A few markers distinguish productive rehearsal from unproductive rumination. Rehearsal moves forward: you identify a challenge, develop a response, practice it, and stop. Rumination circles: you replay the same fears without resolution, often focusing on worst-case outcomes rather than coping strategies. If mental practice is increasing your anxiety about a situation rather than making you feel more prepared, it’s worth stepping back or working with a therapist to keep the process constructive.
How to Practice on Your Own
You don’t need a therapist or a formal program to use cognitive rehearsal, though professional guidance helps for more complex situations like phobias or trauma responses. For everyday use, the process looks like this:
- Pick a specific scenario. Choose a real upcoming situation, not a vague worry. “My performance review on Thursday” works better than “confrontation in general.”
- Anticipate the hard parts. Think about what the other person might say or do that would throw you off. Where are you most likely to get flustered, defensive, or tongue-tied?
- Write or plan your responses. Develop specific phrases or actions for those difficult moments.

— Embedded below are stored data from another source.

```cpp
int deviceMeshGeometry(rtx_scene* s, const rtx_bvh* b, const float* pos_dev, uint32_t nTris, uint32_t mi, uint32_t nLights, DevBag& owned,
                       Mesh& dm, rtx_scene::SrcMesh& sm, rtx_scene::MeshLeaves& leaves, float bounds[6])
{
	using namespace rtxflat;
	const uint32_t n = b->nNodes, nRefs = b->nRefs;
	if (n == 0) return fail(RTX_ERR_DEVICE, "rtx_scene_update_mesh: the build left no nodes");
	hipStream_t st = nullptr;
	const size_t scanTmp = n / 512 + 64;
	const size_t szCtl = kCtlWords * 4, szU = ((size_t)n * 4 + 255) & ~(size_t)255;
	const size_t szAgg = (size_t)n * sizeof(Agg), szBox = (size_t)n * 32, szTmp = scanTmp * 4;
	const size_t need = szCtl + 7 * szU + szAgg + szBox + szTmp;
	HIPCHK(s->flatScratch.reserve(need));
	char* scratch = s->flatScratch;
	uint32_t* ctl = (uint32_t*)scratch;
	uint32_t* parent = (uint32_t*)(scratch + szCtl);
	uint32_t* depth = (uint32_t*)(scratch + szCtl + szU);
	uint32_t* isRoot = (uint32_t*)(scratch + szCtl + 2 * szU);
	uint32_t* rank = (uint32_t*)(scratch + szCtl + 3 * szU);
	uint32_t* count = (uint32_t*)(scratch + szCtl + 4 * szU);
	uint32_t* wideOf = (uint32_t*)(scratch + szCtl + 5 * szU);
	uint32_t* at = (uint32_t*)(scratch + szCtl + 6 * szU);
	Agg* agg = (Agg*)(scratch + szCtl + 7 * szU);
	float* box8 = (float*)(scratch + szCtl + 7 * szU + szAgg);
	uint32_t* tmp = (uint32_t*)(scratch + szCtl + 7 * szU + szAgg + szBox);
	uint32_t launches = 0;

	Node* nodes = nullptr;
	int rc;
	HIPCHK(owned.alloc(&nodes, (size_t)n * sizeof(Node)));
	HIPCHK(hipMemsetAsync(ctl, 0, szCtl, st));
	HIPCHK(hipMemsetAsync(parent, 0xff, (size_t)n * 4, st));
	hipLaunchKernelGGL(nodesKernel, dim3(blocksFor(n)), dim3(256), 0, st, b->bounds, b->skip, b->leafBegin, b->leafCount, n, nodes, parent, ctl);
	hipLaunchKernelGGL(depthKernel, dim3(blocksFor(n)), dim3(256), 0, st, nodes, (const uint32_t*)parent, n, depth, isRoot, ctl);
	uint32_t c0[16];
	HIPCHK(hipMemcpy(c0, ctl, sizeof(c0), hipMemcpyDeviceToHost));
	const bool boxesRegular = (c0[0] & 1u) == 0, nested = (c0[0] & 2u) == 0;
	const uint32_t depthMax = c0[1], nRoots = c0[2], maxDepth = c0[3];
	memcpy(bounds, &c0[8], 24);
	const bool hasWide = boxesRegular && nested && !((uint32_t)(kWideSlots - 1) * depthMax + 1 > (uint32_t)kWideStackEntries);
	const bool rootLeaf = nRoots == 0;
	const uint32_t nWide = hasWide ? (rootLeaf ? 1u : nRoots) : 0u;

	WideNode* wide = nullptr;
	DevArray<uint32_t> slotNode;
	if (nWide) {
		HIPCHK(owned.alloc(&wide, (size_t)nWide * sizeof(WideNode)));
		HIPCHK(slotNode.reserve((size_t)nWide * kWideSlots));
	}
	if (nWide && !rootLeaf) {
		HIPCHK(hipMemcpyAsync(rank, isRoot, (size_t)n * 4, hipMemcpyDeviceToDevice, st));
		if ((rc = scanExclusive(rank, n, tmp, st, launches))) return rc;
		hipLaunchKernelGGL(innerCountKernel, dim3(blocksFor(n)), dim3(256), 0, st, nodes, n, (const uint32_t*)isRoot, (const uint32_t*)rank, count);
		if ((rc = scanExclusive(count, nRoots, tmp, st, launches))) return rc;
		hipLaunchKernelGGL(childIndexKernel, dim3(blocksFor(n)), dim3(256), 0, st, nodes, n, (const uint32_t*)isRoot, (const uint32_t*)rank, (const uint32_t*)count, wideOf);
	}
	if (nWide) hipLaunchKernelGGL(wideKernel, dim3(blocksFor(n)), dim3(256), 0, st, nodes, n, (const uint32_t*)isRoot, (const uint32_t*)wideOf, nWide, wide, slotNode.get());
	dm.wide = wide; dm.nWide = nWide;

	RefA* ra = nullptr; RefB* rb = nullptr; RefC* rcr = nullptr;
	const size_t nPad = (size_t)nRefs + 64;
	HIPCHK(owned.alloc(&ra, nPad * sizeof(RefA))); HIPCHK(owned.alloc(&rb, nPad * sizeof(RefB))); HIPCHK(owned.alloc(&rcr, nPad * sizeof(RefC)));
	HIPCHK(hipMemsetAsync(ra, 0, nPad * sizeof(RefA), st)); HIPCHK(hipMemsetAsync(rb, 0, nPad * sizeof(RefB), st)); HIPCHK(hipMemsetAsync(rcr, 0, nPad * sizeof(RefC), st));
	if (nRefs) hipLaunchKernelGGL(refsKernel, dim3(blocksFor(nRefs)), dim3(256), 0, st, (const uint32_t*)b->refs, nRefs, pos_dev, ra, rb, rcr);

	uint32_t* flag = count;
	hipLaunchKernelGGL(leafBoxKernel, dim3(blocksFor(n)), dim3(256), 0, st, nodes, n, (const uint32_t*)b->refs, pos_dev, box8, flag);
	HIPCHK(hipMemcpyAsync(at, flag, (size_t)n * 4, hipMemcpyDeviceToDevice, st));
	if ((rc = scanExclusive(at, n, tmp, st, launches))) return rc;

	const bool pruneOn = nWide && s->knobs.prune;
	if (pruneOn) {
		hipLaunchKernelGGL(leafAggKernel, dim3(blocksFor(n)), dim3(256), 0, st, nodes, n, (const uint32_t*)b->refs, pos_dev, agg);
		for (uint32_t d = maxDepth + 1; d-- > 0;)
			hipLaunchKernelGGL(mergeLevelKernel, dim3(blocksFor(n)), dim3(256), 0, st, nodes, n, (const uint32_t*)depth, d, agg);
		hipLaunchKernelGGL(rootRecKernel, dim3(1), dim3(64), 0, st, (const Agg*)agg, ctl);
	}
	const uint32_t stride = nRefs > 65536 ? nRefs / 65536 : 1;
	hipLaunchKernelGGL(edgeSumKernel, dim3(1), dim3(1024), 0, st, (const RefB*)rb, (const RefC*)rcr, nRefs, stride, ctl);
	HIPCHK(hipGetLastError());
	hipLaunchKernelGGL(leafCompactKernel, dim3(blocksFor(n)), dim3(256), 0, st, (const float*)box8, (const uint32_t*)flag, (const uint32_t*)at, n, (float*)nullptr, ctl);
	uint32_t c1[kCtlWords];
	HIPCHK(hipMemcpy(c1, ctl, sizeof(c1), hipMemcpyDeviceToHost));
	const uint32_t nLeafBoxes = c1[4];
	float* lb = nullptr;
	if (nLeafBoxes) {
		HIPCHK(owned.alloc(&lb, (size_t)nLeafBoxes * 32));
		hipLaunchKernelGGL(leafCompactKernel, dim3(blocksFor(n)), dim3(256), 0, st, (const float*)box8, (const uint32_t*)flag, (const uint32_t*)at, n, lb, ctl);
	}
	leaves = { lb, nLeafBoxes };

	PruneRec rootRec;
	memset(&rootRec, 0, sizeof(rootRec));
	rootRec.h[0] = rootRec.h[1] = rootRec.h[2] = INFINITY; rootRec.P = INFINITY;
	float vmaxMesh = 0;
	if (pruneOn) { memcpy(&rootRec, &c1[16], sizeof(PruneRec)); memcpy(&vmaxMesh, &c1[24], 4); }

	sm = rtx_scene::SrcMesh();
	dm.prune = nullptr;
	DevArray<uint32_t> slotRange;
	if (pruneOn) {
		const uint32_t nCopies = s->knobs.sources ? 2u + std::min<uint32_t>(nLights, kMaxSrcLights) : 1u;
		PruneBlock* pb = nullptr;
		HIPCHK(owned.alloc(&pb, (size_t)nCopies * nWide * sizeof(PruneBlock)));
		HIPCHK(slotRange.reserve((size_t)nWide * kWideSlots * 2));
		hipLaunchKernelGGL(pruneKernel, dim3(blocksFor((size_t)nWide * kWideSlots)), dim3(256), 0, st, (const uint32_t*)slotNode, nWide, (const Agg*)agg, pb, slotRange.get());
		for (uint32_t c = 1; c < nCopies; c++) HIPCHK(hipMemcpyAsync(pb + (size_t)c * nWide, pb, (size_t)nWide * sizeof(PruneBlock), hipMemcpyDeviceToDevice, st));
		dm.prune = pb;
		sm.pruneAlloc = pb; sm.pruneWide = nWide;
		if (nCopies > 1) { sm.base = pb; sm.nWide = nWide; }
	}
	dm.vmax = vmaxMesh;
	dm.rootRec = rootRec;
	if (!(vmaxMesh < 0x1p40f)) { dm.prune = nullptr; dm.rootRec.h[0] = dm.rootRec.h[1] = dm.rootRec.h[2] = INFINITY; }
	dm.nodes = nodes; dm.refA = ra; dm.refB = rb; dm.refC = rcr;
	if (sm.base && vmaxMesh < 0x1p40f && nRefs) {
		sm.nRefs = nRefs; sm.refA = ra; sm.refB = rb; sm.refC = rcr; sm.vmax = vmaxMesh; sm.meshIndex = mi;
		HIPCHK(owned.copyFrom(slotRange.get(), (size_t)nWide * kWideSlots * 2, &sm.slotRange));
		HIPCHK(owned.alloc(&sm.refP, ((size_t)nRefs + nRefs / 64 + 2) * sizeof(float), false));
		sm.blockP = sm.refP + nRefs;
	}
	else sm.base = nullptr;
	dm.nNodes = n; dm.nRefs = nRefs; dm.nTris = nTris; dm.boxesRegular = boxesRegular ? 1u : 0u;
	{
		double sum;
		memcpy(&sum, &c1[32], 8);
		const uint32_t cnt = c1[34];
		const float factor = s->knobs.fatFactor;
		dm.fatRadius = cnt && factor > 0 ? (float)(sum / (double)cnt) * factor : INFINITY;
		double rad = 0;
		for (int c = 0; c < 3; c++) {
			const double lo = bounds[c], hi = bounds[3 + c];
			dm.centre[c] = (float)(0.5 * (lo + hi)); rad += 0.25 * (hi - lo) * (hi - lo);
		}
		dm.radius = (float)std::sqrt(rad);
		if (!std::isfinite(dm.radius)) { dm.radius = 0; dm.fatRadius = INFINITY; }
	}
	HIPCHK(hipStreamSynchronize(st));
	HIPCHK(hipGetLastError());
	return RTX_OK;
}

}
```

Keep them short and realistic, something you’d actually say out loud.
- Walk through the full scene mentally. Close your eyes and run through the scenario from start to finish, including your planned responses. Engage as many senses as you can: picture the room, hear the other person’s voice, notice how your body feels.
- Repeat a few times, then stop. Two or three run-throughs are usually enough. The goal is preparation, not perfection. Diminishing returns set in quickly, and over-rehearsing can tip into anxiety.
The technique is especially useful for situations where your emotions tend to hijack your ability to think clearly. By front-loading the thinking to a calm moment, you free yourself to execute in the stressful one.